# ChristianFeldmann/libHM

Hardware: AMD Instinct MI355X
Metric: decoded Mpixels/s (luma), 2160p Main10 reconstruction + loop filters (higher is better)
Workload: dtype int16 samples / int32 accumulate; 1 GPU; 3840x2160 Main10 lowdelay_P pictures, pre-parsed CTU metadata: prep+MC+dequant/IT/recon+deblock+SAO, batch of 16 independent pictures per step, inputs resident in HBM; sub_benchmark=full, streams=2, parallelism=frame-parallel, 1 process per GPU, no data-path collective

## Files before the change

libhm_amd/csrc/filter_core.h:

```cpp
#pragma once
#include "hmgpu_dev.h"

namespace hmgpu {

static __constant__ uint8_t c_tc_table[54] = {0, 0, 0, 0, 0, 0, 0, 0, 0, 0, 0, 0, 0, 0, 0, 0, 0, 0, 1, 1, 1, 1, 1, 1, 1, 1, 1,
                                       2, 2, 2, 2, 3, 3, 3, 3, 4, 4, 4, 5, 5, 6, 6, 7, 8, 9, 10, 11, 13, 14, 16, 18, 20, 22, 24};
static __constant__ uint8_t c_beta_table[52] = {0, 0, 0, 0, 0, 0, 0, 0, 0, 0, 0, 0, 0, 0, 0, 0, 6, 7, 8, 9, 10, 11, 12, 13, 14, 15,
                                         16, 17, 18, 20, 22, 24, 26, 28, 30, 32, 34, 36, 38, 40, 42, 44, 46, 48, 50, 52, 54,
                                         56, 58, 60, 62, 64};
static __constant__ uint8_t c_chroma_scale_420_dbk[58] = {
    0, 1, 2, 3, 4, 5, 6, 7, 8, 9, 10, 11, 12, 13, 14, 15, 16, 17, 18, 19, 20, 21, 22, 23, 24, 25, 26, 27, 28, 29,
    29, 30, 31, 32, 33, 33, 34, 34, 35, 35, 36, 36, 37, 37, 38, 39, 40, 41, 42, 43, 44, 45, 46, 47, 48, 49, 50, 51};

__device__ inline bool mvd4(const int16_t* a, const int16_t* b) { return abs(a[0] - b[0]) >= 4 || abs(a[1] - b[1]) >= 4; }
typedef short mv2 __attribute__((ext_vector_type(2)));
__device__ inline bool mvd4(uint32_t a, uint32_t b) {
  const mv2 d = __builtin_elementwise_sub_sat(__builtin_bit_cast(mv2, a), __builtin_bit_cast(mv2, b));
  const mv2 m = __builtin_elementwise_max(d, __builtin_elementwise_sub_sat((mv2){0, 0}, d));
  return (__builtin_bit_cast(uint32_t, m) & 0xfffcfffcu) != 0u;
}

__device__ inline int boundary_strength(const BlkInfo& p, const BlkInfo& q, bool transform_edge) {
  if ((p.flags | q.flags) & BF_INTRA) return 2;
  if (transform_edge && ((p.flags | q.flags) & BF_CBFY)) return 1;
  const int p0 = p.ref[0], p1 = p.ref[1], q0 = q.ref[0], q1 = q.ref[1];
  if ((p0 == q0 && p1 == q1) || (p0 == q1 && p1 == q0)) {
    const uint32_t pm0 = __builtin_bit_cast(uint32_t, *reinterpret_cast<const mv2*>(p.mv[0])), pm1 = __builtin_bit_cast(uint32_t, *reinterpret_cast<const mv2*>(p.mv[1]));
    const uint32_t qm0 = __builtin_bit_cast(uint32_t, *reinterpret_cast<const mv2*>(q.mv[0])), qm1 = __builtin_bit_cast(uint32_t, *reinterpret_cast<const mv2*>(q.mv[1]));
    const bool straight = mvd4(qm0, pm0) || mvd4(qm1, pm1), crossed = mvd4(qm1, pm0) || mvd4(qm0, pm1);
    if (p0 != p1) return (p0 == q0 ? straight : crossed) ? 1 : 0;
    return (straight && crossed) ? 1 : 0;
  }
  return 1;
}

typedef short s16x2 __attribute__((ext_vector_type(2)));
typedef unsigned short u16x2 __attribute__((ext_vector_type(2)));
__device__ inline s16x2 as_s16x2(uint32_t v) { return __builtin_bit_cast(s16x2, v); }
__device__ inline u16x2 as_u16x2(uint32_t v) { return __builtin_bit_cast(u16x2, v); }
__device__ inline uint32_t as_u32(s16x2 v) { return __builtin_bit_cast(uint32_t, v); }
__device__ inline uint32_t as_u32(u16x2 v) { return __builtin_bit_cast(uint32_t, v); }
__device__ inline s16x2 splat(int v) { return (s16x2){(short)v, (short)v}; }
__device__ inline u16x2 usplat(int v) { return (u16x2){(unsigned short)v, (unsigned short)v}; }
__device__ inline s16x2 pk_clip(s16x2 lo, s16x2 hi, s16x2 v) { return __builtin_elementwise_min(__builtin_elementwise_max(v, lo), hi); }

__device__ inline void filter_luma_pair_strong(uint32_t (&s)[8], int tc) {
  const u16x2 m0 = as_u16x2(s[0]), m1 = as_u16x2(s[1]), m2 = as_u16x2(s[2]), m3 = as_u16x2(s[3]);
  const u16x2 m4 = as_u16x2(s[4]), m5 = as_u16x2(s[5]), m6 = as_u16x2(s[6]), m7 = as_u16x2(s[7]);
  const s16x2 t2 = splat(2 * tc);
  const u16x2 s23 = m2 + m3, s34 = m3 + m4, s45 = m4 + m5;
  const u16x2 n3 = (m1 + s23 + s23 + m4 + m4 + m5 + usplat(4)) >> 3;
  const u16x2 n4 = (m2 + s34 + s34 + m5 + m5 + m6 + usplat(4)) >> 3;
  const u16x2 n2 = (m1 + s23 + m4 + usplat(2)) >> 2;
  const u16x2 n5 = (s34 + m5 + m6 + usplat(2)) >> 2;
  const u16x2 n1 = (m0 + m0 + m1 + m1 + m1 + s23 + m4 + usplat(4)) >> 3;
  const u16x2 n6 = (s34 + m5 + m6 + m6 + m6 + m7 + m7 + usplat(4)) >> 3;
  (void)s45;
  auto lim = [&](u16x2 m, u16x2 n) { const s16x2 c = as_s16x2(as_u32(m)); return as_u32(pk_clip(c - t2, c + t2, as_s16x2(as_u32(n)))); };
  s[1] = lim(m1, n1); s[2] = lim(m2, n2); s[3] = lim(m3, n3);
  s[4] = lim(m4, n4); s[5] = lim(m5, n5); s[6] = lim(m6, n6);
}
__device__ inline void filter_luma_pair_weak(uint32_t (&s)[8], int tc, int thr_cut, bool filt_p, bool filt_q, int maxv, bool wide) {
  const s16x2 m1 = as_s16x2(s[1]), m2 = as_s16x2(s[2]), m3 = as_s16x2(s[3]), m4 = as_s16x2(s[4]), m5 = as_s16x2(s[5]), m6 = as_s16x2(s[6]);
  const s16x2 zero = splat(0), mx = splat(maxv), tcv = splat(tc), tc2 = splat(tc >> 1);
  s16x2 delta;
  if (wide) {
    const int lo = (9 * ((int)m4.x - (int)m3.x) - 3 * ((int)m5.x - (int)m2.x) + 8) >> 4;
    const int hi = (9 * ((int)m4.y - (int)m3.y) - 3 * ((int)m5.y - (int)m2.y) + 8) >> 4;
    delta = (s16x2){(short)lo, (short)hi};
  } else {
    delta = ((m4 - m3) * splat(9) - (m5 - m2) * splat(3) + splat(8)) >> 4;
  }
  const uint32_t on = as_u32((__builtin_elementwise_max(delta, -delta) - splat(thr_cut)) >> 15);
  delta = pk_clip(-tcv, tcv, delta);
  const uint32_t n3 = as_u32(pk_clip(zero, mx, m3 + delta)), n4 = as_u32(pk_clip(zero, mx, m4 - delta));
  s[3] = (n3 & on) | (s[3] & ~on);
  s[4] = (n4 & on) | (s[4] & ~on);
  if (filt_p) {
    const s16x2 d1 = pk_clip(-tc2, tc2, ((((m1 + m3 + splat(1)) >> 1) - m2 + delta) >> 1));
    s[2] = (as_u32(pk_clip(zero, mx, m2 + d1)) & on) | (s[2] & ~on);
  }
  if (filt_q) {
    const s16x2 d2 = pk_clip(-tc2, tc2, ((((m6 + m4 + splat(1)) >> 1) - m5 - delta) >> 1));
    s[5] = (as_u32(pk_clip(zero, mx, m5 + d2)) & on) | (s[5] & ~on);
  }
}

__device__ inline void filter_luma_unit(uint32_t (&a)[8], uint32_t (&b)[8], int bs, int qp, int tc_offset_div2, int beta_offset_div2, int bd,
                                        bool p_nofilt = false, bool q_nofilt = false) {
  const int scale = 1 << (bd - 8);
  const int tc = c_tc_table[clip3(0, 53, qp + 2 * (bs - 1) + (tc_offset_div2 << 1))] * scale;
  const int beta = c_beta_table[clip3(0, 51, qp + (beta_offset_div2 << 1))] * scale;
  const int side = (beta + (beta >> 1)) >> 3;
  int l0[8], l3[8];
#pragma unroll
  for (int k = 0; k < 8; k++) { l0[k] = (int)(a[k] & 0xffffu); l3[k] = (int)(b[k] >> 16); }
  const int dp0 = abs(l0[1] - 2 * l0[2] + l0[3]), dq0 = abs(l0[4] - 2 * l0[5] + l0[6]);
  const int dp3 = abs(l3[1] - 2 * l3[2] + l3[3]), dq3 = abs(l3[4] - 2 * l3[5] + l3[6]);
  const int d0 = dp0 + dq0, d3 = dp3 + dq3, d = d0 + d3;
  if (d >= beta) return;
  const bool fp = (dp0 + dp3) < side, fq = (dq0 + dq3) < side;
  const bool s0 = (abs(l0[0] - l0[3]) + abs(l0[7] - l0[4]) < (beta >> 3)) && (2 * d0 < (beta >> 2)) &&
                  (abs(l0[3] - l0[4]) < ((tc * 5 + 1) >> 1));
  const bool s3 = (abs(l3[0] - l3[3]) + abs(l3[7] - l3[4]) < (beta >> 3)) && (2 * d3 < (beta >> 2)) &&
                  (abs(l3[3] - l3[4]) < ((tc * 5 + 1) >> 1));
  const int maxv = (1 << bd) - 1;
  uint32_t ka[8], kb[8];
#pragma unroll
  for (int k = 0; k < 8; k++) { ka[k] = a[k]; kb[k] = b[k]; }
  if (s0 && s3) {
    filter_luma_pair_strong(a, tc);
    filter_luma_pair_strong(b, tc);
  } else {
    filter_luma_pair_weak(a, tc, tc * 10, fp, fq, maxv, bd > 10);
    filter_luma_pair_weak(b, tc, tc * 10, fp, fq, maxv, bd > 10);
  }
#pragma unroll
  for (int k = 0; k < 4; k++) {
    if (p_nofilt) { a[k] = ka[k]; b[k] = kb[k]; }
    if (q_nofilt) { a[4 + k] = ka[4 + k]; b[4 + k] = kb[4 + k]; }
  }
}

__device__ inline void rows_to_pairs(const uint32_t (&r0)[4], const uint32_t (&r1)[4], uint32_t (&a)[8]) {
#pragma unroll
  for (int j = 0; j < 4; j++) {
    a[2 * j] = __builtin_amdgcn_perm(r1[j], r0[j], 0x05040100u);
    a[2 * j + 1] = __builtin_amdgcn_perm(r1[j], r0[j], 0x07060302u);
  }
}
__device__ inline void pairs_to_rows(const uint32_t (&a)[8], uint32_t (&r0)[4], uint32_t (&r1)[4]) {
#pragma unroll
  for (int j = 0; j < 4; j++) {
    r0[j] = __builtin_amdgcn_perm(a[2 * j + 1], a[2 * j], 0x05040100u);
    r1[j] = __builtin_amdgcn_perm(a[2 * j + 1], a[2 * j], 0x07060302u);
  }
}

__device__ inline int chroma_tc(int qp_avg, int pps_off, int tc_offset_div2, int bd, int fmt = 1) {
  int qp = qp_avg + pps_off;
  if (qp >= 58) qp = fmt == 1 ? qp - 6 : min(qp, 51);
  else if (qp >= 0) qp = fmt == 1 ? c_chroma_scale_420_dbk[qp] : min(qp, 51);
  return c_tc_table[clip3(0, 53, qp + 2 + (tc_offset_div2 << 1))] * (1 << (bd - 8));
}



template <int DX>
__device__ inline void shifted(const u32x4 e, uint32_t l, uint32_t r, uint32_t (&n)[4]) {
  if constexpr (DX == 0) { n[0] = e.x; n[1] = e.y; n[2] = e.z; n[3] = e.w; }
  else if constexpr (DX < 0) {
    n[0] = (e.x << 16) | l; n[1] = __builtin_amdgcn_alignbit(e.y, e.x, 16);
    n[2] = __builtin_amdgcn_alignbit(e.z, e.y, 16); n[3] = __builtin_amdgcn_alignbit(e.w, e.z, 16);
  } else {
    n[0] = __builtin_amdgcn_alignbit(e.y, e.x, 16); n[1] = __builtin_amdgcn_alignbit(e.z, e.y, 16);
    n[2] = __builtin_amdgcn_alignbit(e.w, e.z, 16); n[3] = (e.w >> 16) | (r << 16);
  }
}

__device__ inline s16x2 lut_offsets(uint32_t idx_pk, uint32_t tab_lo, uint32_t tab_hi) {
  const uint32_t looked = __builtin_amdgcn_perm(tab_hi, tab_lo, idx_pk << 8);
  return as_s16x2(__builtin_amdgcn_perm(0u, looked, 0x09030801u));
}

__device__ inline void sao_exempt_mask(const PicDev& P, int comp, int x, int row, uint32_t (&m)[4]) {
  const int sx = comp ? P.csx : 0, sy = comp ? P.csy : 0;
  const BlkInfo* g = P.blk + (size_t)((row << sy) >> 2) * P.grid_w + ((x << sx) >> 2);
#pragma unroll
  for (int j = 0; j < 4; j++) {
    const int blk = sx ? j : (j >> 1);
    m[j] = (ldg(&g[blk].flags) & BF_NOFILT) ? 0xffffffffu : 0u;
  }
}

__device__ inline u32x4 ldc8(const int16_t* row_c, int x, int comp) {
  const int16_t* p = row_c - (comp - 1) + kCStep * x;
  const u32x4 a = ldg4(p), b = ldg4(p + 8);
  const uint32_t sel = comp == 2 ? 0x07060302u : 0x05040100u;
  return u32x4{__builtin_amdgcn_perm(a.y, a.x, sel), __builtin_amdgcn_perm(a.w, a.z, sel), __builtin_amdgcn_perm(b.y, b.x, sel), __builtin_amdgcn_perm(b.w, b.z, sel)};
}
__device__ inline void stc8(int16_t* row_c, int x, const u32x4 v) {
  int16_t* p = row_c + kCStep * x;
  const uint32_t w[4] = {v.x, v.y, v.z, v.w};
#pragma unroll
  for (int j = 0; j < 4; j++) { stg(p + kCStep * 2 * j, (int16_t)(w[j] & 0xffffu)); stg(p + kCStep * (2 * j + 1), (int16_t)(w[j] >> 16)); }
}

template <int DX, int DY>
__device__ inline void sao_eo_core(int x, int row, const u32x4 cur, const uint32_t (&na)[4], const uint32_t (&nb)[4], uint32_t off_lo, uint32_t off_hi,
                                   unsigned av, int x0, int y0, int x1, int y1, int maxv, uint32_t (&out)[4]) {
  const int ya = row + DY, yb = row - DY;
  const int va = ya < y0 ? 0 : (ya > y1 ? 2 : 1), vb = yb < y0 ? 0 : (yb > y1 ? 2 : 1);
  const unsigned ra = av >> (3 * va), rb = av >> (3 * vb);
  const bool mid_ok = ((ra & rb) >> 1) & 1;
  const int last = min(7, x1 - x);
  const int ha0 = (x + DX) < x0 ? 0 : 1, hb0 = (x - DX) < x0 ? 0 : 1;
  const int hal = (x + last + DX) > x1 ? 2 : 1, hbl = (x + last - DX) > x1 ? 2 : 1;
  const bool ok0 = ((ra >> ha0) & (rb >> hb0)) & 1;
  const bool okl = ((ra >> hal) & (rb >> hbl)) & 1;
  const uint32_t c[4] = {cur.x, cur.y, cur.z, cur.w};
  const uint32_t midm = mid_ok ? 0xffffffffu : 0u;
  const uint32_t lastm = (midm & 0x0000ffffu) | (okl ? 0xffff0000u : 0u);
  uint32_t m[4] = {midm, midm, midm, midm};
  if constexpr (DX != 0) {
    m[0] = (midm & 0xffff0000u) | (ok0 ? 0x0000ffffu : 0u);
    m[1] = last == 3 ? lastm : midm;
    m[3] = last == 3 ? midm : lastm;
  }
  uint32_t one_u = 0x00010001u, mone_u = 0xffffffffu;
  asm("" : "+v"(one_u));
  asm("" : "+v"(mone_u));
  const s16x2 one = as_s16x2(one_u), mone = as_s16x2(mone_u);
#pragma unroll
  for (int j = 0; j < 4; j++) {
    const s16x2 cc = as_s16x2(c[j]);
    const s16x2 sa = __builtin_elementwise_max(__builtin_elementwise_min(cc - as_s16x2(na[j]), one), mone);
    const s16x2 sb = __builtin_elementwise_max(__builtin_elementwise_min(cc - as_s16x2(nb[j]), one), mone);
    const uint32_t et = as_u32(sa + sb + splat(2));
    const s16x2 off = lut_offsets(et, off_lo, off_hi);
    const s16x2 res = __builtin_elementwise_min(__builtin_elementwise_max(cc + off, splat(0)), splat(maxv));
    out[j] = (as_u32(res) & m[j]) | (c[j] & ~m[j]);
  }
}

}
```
======
= Exercise prompt =
Check every line of the records above for the string "delta". Copy those that hold it.

= Response to this task =
  s16x2 delta;
    delta = (s16x2){(short)lo, (short)hi};
    delta = ((m4 - m3) * splat(9) - (m5 - m2) * splat(3) + splat(8)) >> 4;
  const uint32_t on = as_u32((__builtin_elementwise_max(delta, -delta) - splat(thr_cut)) >> 15);
  delta = pk_clip(-tcv, tcv, delta);
  const uint32_t n3 = as_u32(pk_clip(zero, mx, m3 + delta)), n4 = as_u32(pk_clip(zero, mx, m4 - delta));
    const s16x2 d1 = pk_clip(-tc2, tc2, ((((m1 + m3 + splat(1)) >> 1) - m2 + delta) >> 1));
    const s16x2 d2 = pk_clip(-tc2, tc2, ((((m6 + m4 + splat(1)) >> 1) - m5 - delta) >> 1));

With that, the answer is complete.